Varholak wrote that, “without question, Ms. Peters raises important constitutional questions” about whether she was given a harsher sentence by a Mesa County court because of “her protected First Amendment speech,” related to her unsubstantiated claims of election interference in 2020.
But those questions are still under consideration in the Colorado Court of Appeals, which is weighing Peters’ attempt to challenge her convictions. Varholak said he couldn’t intervene until that appeal was settled.
Peters will remain in a state prison in southern Colorado while she and her supporters search for a way to end the nine-year sentence imposed by a judge after a Mesa County jury convicted her last year. The state appeals court had also previously rejected Peters’ request to be released while her appeal was active.
An attorney for Peters did not immediately respond to an email seeking comment Monday.
Varholak’s order was issued two weeks after Colorado prison officials rejected a request from the Trump administration to transfer Peters to federal custody.

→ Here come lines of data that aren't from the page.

## Overlap attention backward wgmma groups and precompute smem descriptors

Splits the two score GEMMs into separate commit groups so the exp of P can run while the dP GEMM is still in flight. For head dims below 128, the gradient-accumulation wgmma of the current stream tile is left outstanding into the next iteration, and the stage is released one iteration later. It also builds shared-memory descriptors once and advances them by byte offsets, loads the per-column stats as 64-bit pairs, and splits the masked and unmasked exp paths. Keeping the A-fragments live across iterations adds register pressure and delays stage release.

```diff
diff --git a/jepa_b200/csrc/attn_bwd.cu b/jepa_b200/csrc/attn_bwd.cu
--- a/jepa_b200/csrc/attn_bwd.cu
+++ b/jepa_b200/csrc/attn_bwd.cu
@@ -19,6 +19,9 @@
 
 template <int HD, bool DKV>
 constexpr int bwd_nwg() { return HD == 128 || (HD == 64 && DKV) ? 2 : (HD == 32 && !DKV) ? 4 : 3; }
+
+template <int HD, bool DKV>
+constexpr bool kBwdOverlap = HD < 128 && (DKV || HD != 32);
 
 template <int HD, int NWG>
 struct BwdCfg {
@@ -157,70 +160,99 @@
       row_del[h] = q < len ? del_h[q] : 0.f;
     }
   }
+  const uint64_t dT0 = attn_kmajor_desc<HD, W::ROWS>(sT0, cw * 64, 0), dT1 = attn_kmajor_desc<HD, W::ROWS>(sT1, cw * 64, 0);
+  const uint64_t dSk = attn_kmajor_desc<HD, kBwdStream>(sS, 0, 0), dSm = attn_mnmajor_desc<HD, kBwdStream>(sS, 0);
+  uint32_t pf[DKV ? kBwdStream / 16 : 1][4], sf[kBwdStream / 16][4];
+  auto retire = [&](int i) {
+    wgmma_fence_regs(acc0);
+    wgmma_fence_regs(acc1);
+    wgmma_fence_regs(sf);
+    if (DKV) wgmma_fence_regs(pf);
+    __syncwarp();
+    if (lane == 0) mbar_arrive(empty0 + 8 * (i % kBwdStages));
+  };
   mbar_wait(bar_res, 0);
   for (int i = 0; i < n_it; ++i) {
     const int st = i % kBwdStages;
-    const uint32_t sa = sS + st * 2 * B::STR, sb = sa + B::STR;
     const int c0 = i * kBwdStream;
     mbar_wait(full0 + 8 * st, (i / kBwdStages) & 1);
     float x[kBwdStream / 2], y[kBwdStream / 2];
+    const uint32_t oa = st * 2 * B::STR, ob = oa + B::STR;
     wgmma_fence();
 #pragma unroll
     for (int kk = 0; kk < HD / 16; ++kk)
-      wgmma_ss<kBwdStream, 0, 0>(x, attn_kmajor_desc<HD, W::ROWS>(sT0, cw * 64, kk), attn_kmajor_desc<HD, kBwdStream>(sa, 0, kk),
-                                 kk > 0);
+      wgmma_ss<kBwdStream, 0, 0>(x, desc_advance(dT0, attn_kmajor_step<HD, W::ROWS>(kk)),
+                                 desc_advance(dSk, oa + attn_kmajor_step<HD, kBwdStream>(kk)), kk > 0);
+    wgmma_commit();
 #pragma unroll
     for (int kk = 0; kk < HD / 16; ++kk)
-      wgmma_ss<kBwdStream, 0, 0>(y, attn_kmajor_desc<HD, W::ROWS>(sT1, cw * 64, kk), attn_kmajor_desc<HD, kBwdStream>(sb, 0, kk),
-                                 kk > 0);
+      wgmma_ss<kBwdStream, 0, 0>(y, desc_advance(dT1, attn_kmajor_step<HD, W::ROWS>(kk)),
+                                 desc_advance(dSk, ob + attn_kmajor_step<HD, kBwdStream>(kk)), kk > 0);
     wgmma_commit();
+    wgmma_wait<1>();
+    wgmma_fence_regs(x);
+    if (kBwdOverlap<HD, DKV> && i > 0) retire(i - 1);
+
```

The state Department of Corrections said the request did not align with its transfer procedures, and the agency’s rejection came after several officials and groups — including the Mesa County prosecutor who won Peters’ conviction — called on Gov. Jared Polis to deny the federal government’s attempt to take custody of a prominent ally of President Donald Trump.
On social media, the president has repeatedly called for Peters’ release, and a senior Justice Department official has said he’s working to free her. After Colorado officials rejected the Federal Bureau of Prisons’ transfer request last month, Trump called Polis a “sleazebag” and said Peters had been “unfairly convicted.”